ROCAN Director Jeff Poleet — a new FFRF Lifetime Member — explained to Ratliff that ROCAN is a 501(c)(3) non-profit, just like a church and should not be denied the promotion.

Arkansas Matters reported that without the discount, Jackson said he couldn‘t afford the admission and ROCAN’s planned trip was canceled, crushing some kids’ hopes.

As a result of his conversation with Poleet, Ratliff chose to discontinue all discounts for the remainder of this season.

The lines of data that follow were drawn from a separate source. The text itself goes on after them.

extern "C" int nsk_set_bound(nsk_ctx* c, const float h_bound[6])
{
    if (!c || !h_bound) return fail("nsk_set_bound: null argument");
    for (int k = 0; k < 3; ++k) if (!(h_bound[2 * k + 1] > h_bound[2 * k])) return fail("nsk_set_bound: empty axis %d", k);
    memcpy(c->R.bound, h_bound, 6 * sizeof(float));
    HIPCHK(hipMemcpyAsync(c->d_bound, c->R.bound, 6 * sizeof(float), hipMemcpyHostToDevice, c->stream));
    HIPCHK(hipStreamSynchronize(c->stream));
    return 0;
}

extern "C" int nsk_set_render_opts(nsk_ctx* c, int n_samples, int n_surface, int lindisp, float perturb, int occupancy, uint64_t seed)
{
    if (!c) return fail("null ctx");
    if (n_samples < 1 || n_surface < 0 || n_samples + n_surface > 64) return fail("nsk_set_render_opts: need 1 <= n_samples, n_samples+n_surface <= 64 (got %d+%d)", n_samples, n_surface);
    c->R.n_samples = n_samples; c->R.n_surface = n_surface; c->R.lindisp = lindisp ? 1 : 0; c->R.perturb = perturb;
    c->R.occupancy = occupancy ? 1 : 0; c->R.seed = seed;
    return 0;
}

static int rebuild_slab(nsk_ctx* c)
{
    size_t n = 0;
    for (int i = 0; i < 4; ++i) { c->grid[i].g_off = n; n += c->grid[i].n; }
    for (int i = 0; i < 4; ++i) { c->dec[i].g_off = n; n += (size_t)((c->dec[i].n + 3) & ~3); }
    n += 4;
    if (n != c->slab_n) {
        CHK(grow_begin(c, GROW_STALE_GRAPHS));
        c->slab_n = 0;
        CHK(dev_alloc(c->slab, n, "the gradient slab"));
        c->slab_n = n;
    }
    HIPCHK(hipMemsetAsync(c->slab, 0, n * sizeof(float), c->stream));
    return 0;
}

static int grid_upload(nsk_ctx* c, GridState& G, const float* h, int C, int Z, int Y, int X)
{
    size_t nvox = (size_t)Z * Y * X, n = nvox * 32;
    bool realloc_ = n != G.n;
    if (realloc_) {
        CHK(grow_begin(c, GROW_STALE_GRAPHS));
        G = GridState();
        CHK(dev_alloc(G.v, n, "a grid level")); CHK(dev_alloc(G.m, n, "a grid level's first moment")); CHK(dev_alloc(G.s, n, "a grid level's second moment"));
    }
    if (G.Z != Z || G.Y != Y || G.X != X) { if (G.mask) { CHK(grow_begin(c, GROW_STALE_GRAPHS)); G.mask.reset(); } }
    G.C = C; G.Z = Z; G.Y = Y; G.X = X; G.n = n; G.midx_dirty = true;
    std::vector<float> t(n);
    for (int ch = 0; ch < 32; ++ch)
        for (size_t v = 0; v < nvox; ++v) t[v * 32 + ch] = h[(size_t)ch * nvox + v];
    HIPCHK(hipMemcpyAsync(G.v, t.data(), n * 4, hipMemcpyHostToDevice, c->stream));
    HIPCHK(hipMemsetAsync(G.m, 0, n * 4, c->stream));
    HIPCHK(hipMemsetAsync(G.s, 0, n * 4, c->stream));
    HIPCHK(hipStreamSynchronize(c->stream));
    if (realloc_) CHK(rebuild_slab(c));
    return 0;
}
extern "C" int nsk_grid_upload(nsk_ctx* c, int level, const float* h, int C, int Z, int Y, int X)
{
    if (!c || !h) return fail("nsk_grid_upload: null argument");
    if (!which_ok(level)) return fail("nsk_grid_upload: bad level %d", level);
    if (C != 32) return fail("nsk_grid_upload: C must be 32 (got %d)", C);
    if (Z < 1 || Y < 1 || X < 1) return fail("nsk_grid_upload: bad shape");
    if ((size_t)Z * Y * X >= ((size_t)1 << 25)) return fail("nsk_grid_upload: at most 2^25 - 1 voxels per level (32-bit byte offsets in the forward's gather: 128 B per voxel)");
    HIPCHK(hipSetDevice(c->device));
    GridState& G = c->grid[level];
    const bool fresh = (size_t)Z * Y * X * 32 != G.n;
    const int r = grid_upload(c, G, h, C, Z, Y, X);
    if (r != 0 && fresh) { invalidate_graphs(c); G = GridState(); }
    return r;
}

static int grid_fetch(nsk_ctx* c, int level, const float* src, float* h)
{
    GridState& G = c->grid[level];
    if (!G.n) return fail("grid level %d not uploaded", level);
    std::vector<float> t(G.n);
    HIPCHK(hipMemcpyAsync(t.data(), src, G.n * 4, hipMemcpyDeviceToHost, c->stream));
    HIPCHK(hipStreamSynchronize(c->stream));
    size_t nvox = G.n / 32;
    for (int ch = 0; ch < 32; ++ch)
        for (size_t v = 0; v < nvox; ++v) h[(size_t)ch * nvox + v] = t[v * 32 + ch];
    return 0;
}
extern "C" int nsk_grid_download(nsk_ctx* c, int level, float* h)
{
    if (!c || !h || !which_ok(level)) return fail("nsk_grid_download: bad argument");
    return grid_fetch(c, level, c->grid[level].v, h);
}
extern "C" int nsk_grid_grad_download(nsk_ctx* c, int level, float* h)
{
    if (!c || !h || !which_ok(level)) return fail("nsk_grid_grad_download: bad argument");
    CHK(grid_fetch(c, level, c->slab + c->grid[level].g_off, h));
    GridState& G = c->grid[level];
    if (G.mask) {
        const size_t nvox = G.n / 32;
        std::vector<uint8_t> m(nvox);
        HIPCHK(hipMemcpy(m.data(), G.mask, nvox, hipMemcpyDeviceToHost));
        for (int ch = 0; ch < 32; ++ch)
            for (size_t v = 0; v < nvox; ++v) if (!m[v]) h[(size_t)ch * nvox + v] = 0.f;
    }
    return 0;
}

extern "C" int nsk_set_mask(nsk_ctx* c, int level, const uint8_t* h_mask)
{
    if (!c || !which_ok(level)) return fail("nsk_set_mask: bad argument");
    GridState& G = c->grid[level];
    if (!G.n) return fail("nsk_set_mask: grid level %d not uploaded", level);
    if (c->capturing) return fail("nsk_set_mask: not while a graph is being captured");
    HIPCHK(hipStreamSynchronize(c->stream));
    size_t nvox = G.n / 32;
    G.midx_dirty = true;
    invalidate_graphs(c);
    if (c->slab) HIPCHK(hipMemsetAsync(c->slab + G.g_off, 0, G.n * 4, c->stream));
    if (!h_mask) { G.mask.reset(); return 0; }
    if (!G.mask) CHK(dev_alloc(G.mask, nvox, "the voxel mask"));
    HIPCHK(hipMemcpy(G.mask, h_mask, nvox, hipMemcpyHostToDevice));
    return 0;
}

static void seg_fwd(std::vector<int>& idx, int quad0, int KQ, int Wofs, int ld, int col0, int kvalid)
{
    for (int rt = 0; rt < 2; ++rt) for (int q = 0; q < KQ; ++q) for (int lane = 0; lane < 64; ++lane) for (int i = 0; i < 4; ++i) {
        int o = 16 * rt + (lane & 15), k = 16 * q + 4 * (lane >> 4) + i;
// ... 125 lines not shown
    k_pack<<<(D.bimg_n + 255) / 256, 256, 0, c->stream>>>(D.bimg, D.bidx, D.p, D.bimg_n);
    HIPCHK(hipGetLastError());
    CHK(repack16(c, w));
    D.bimg16_dirty = true;
    return 0;
}

static int flush_pending(nsk_ctx* c);
static int ensure_midx(nsk_ctx* c, int l);
static void adam_consts(float lr, float b1, float b2, int step, float& step_size, float& bc2s);

extern "C" size_t nsk_decoder_param_count(int which) { return which_ok(which) ? (size_t)nsk_dec_layout(which).total : 0; }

In a charge led by FFRF staff attorney Stephanie Schmitt, the group is claiming that the discount is illegal both at the state and the federal level (read the complaint letter that was sent to the business on August 2). The allegation at the basis of this claim? That religious groups are being charged less than secular groups, a form of discrimination in the minds of the FFRF’s leaders that is simply not to be tolerated.

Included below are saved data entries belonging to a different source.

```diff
@@ -335,9 +401,8 @@
 }
 
 extern "C" size_t gdmae_vfe_point_layer_workspace_bytes(int n_cols) {
-  const int D = n_cols - 1 + 6;
-  return gd_align((size_t)VF_MAX_GRID * VF_C * (D > 2 ? D : 2) * sizeof(float)) + gd_align(2 * VF_C * sizeof(double)) +
-         gd_align(2 * VF_C * sizeof(float));
+  const int D = n_cols - 1 + 6, pw = vf_bwd_part(D > 0 ? D : 0);
+  return gd_align((size_t)VF_MAX_GRID * (pw > 2 * VF_C ? pw : 2 * VF_C) * sizeof(float));
 }
 
 extern "C" int gdmae_vfe_point_layer_fwd(const float* points, const long long* point_coords, const int* inverse32,
@@ -355,14 +420,14 @@
   float* part = (float*)workspace;
   const int F = n_cols - 1;
   int grid = 0;
-  int rc = vf_launch<VF_STATS>(st, F, false, points, point_coords, inverse32, pillar_mean, coords_per_pillar, N, G, W, nullptr, nullptr, nullptr,
+  int rc = vf_launch<VF_STATS>(st, F, false, points, point_coords, inverse32, pillar_mean, coords_per_pillar, N, G, W, nullptr, nullptr,
                                nullptr, part, &grid);
   if (rc) return rc;
   rc = gd_bn_fold_from_partials(st, part, grid, C, (double)N, gamma, beta, eps, momentum, running_mean, running_var,
                                 num_batches, stats, ab, mv);
   if (rc) return rc;
   G.out_f16 = out_bf16 == 2;
-  return vf_launch<VF_APPLY>(st, F, out_bf16 != 0, points, point_coords, inverse32, pillar_mean, coords_per_pillar, N, G, W, ab, nullptr, nullptr,
+  return vf_launch<VF_APPLY>(st, F, out_bf16 != 0, points, point_coords, inverse32, pillar_mean, coords_per_pillar, N, G, W, ab, nullptr,
                              out, nullptr);
 }
 
@@ -378,21 +443,13 @@
   VfeGeom G;
   for (int i = 0; i < 3; ++i) { G.lo[i] = lo[i]; G.vs[i] = vs[i]; }
   const int F = n_cols - 1, D = F + 6;
-  char* p = (char*)workspace;
-  float* part = (float*)p;
-  p += gd_align((size_t)VF_MAX_GRID * VF_C * (D > 2 ? D : 2) * sizeof(float));
-  double* sums = (double*)p;
-  p += gd_align(2 * VF_C * sizeof(double));
-  float* c01 = (float*)p;
+  float* part = (float*)workspace;
   int grid = 0;
-  int rc = vf_launch<VF_BSTATS>(st, F, g_bf16 != 0, points, point_coords, inverse32, pillar_mean, coords_per_pillar, N, G, W, ab, nullptr, g,
-                                nullptr, part, &grid);
+  int rc = vf_launch<VF_BWD>(st, F, g_bf16 != 0, points, point_coords, inverse32, pillar_mean, coords_per_pillar, N, G, W, ab, g, nullptr,
+                             part, &grid);
   if (rc) return rc;
-  rc = gd_partials_to_f64(st, part, grid, 2 * C, sums);
-  if (rc) return rc;
-  rc = gdmae_bn_bwd_coeffs(sums, 2, stats, ab, gamma, C, (double)N, nullptr, dgamma, dbeta, accumulate, c01, stream);
-  if (rc) return rc;
-  rc = vf_launch<VF_DW>(st, F, g_bf16 != 0, points, point_coords, inverse32, pillar_mean, coords_per_pillar, N, G, W, ab, c01, g, nullptr, part, &grid);
-  if (rc) return rc;
-  return gd_splitk_acc(st, part, grid, (long long)VF_C * D, dW, accumulate);
-}
+  hipLaunchKernelGGL(k_vfe1_finish, dim3(VF_C / VF_FIN_CH), dim3(VF_FIN_SL * VF_FIN_E), 0, st, part, grid, D, points, W, stats, ab, gamma,
+                     (double)N, dgamma, dbeta, dW, accumulate);
+  GD_LAUNCH_CHECK();
+  return 0;
+}
```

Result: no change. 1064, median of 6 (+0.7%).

The letter went on to highlight the organization’s views about the purportedly illegal practice in an effort to dissuade Ratliff from granting religious groups the discount come next season.

“We understand that you are discontinuing these discounts altogether at least for the duration of the year,” the letter reads. “We are concerned that the discriminatory discounts will be continued at a later time or will be covertly offered.”

Schmitt went on to ask the amusement park to respond with a letter outlining the steps the business is taking “to ensure this violation of federal and state law does not occur again.”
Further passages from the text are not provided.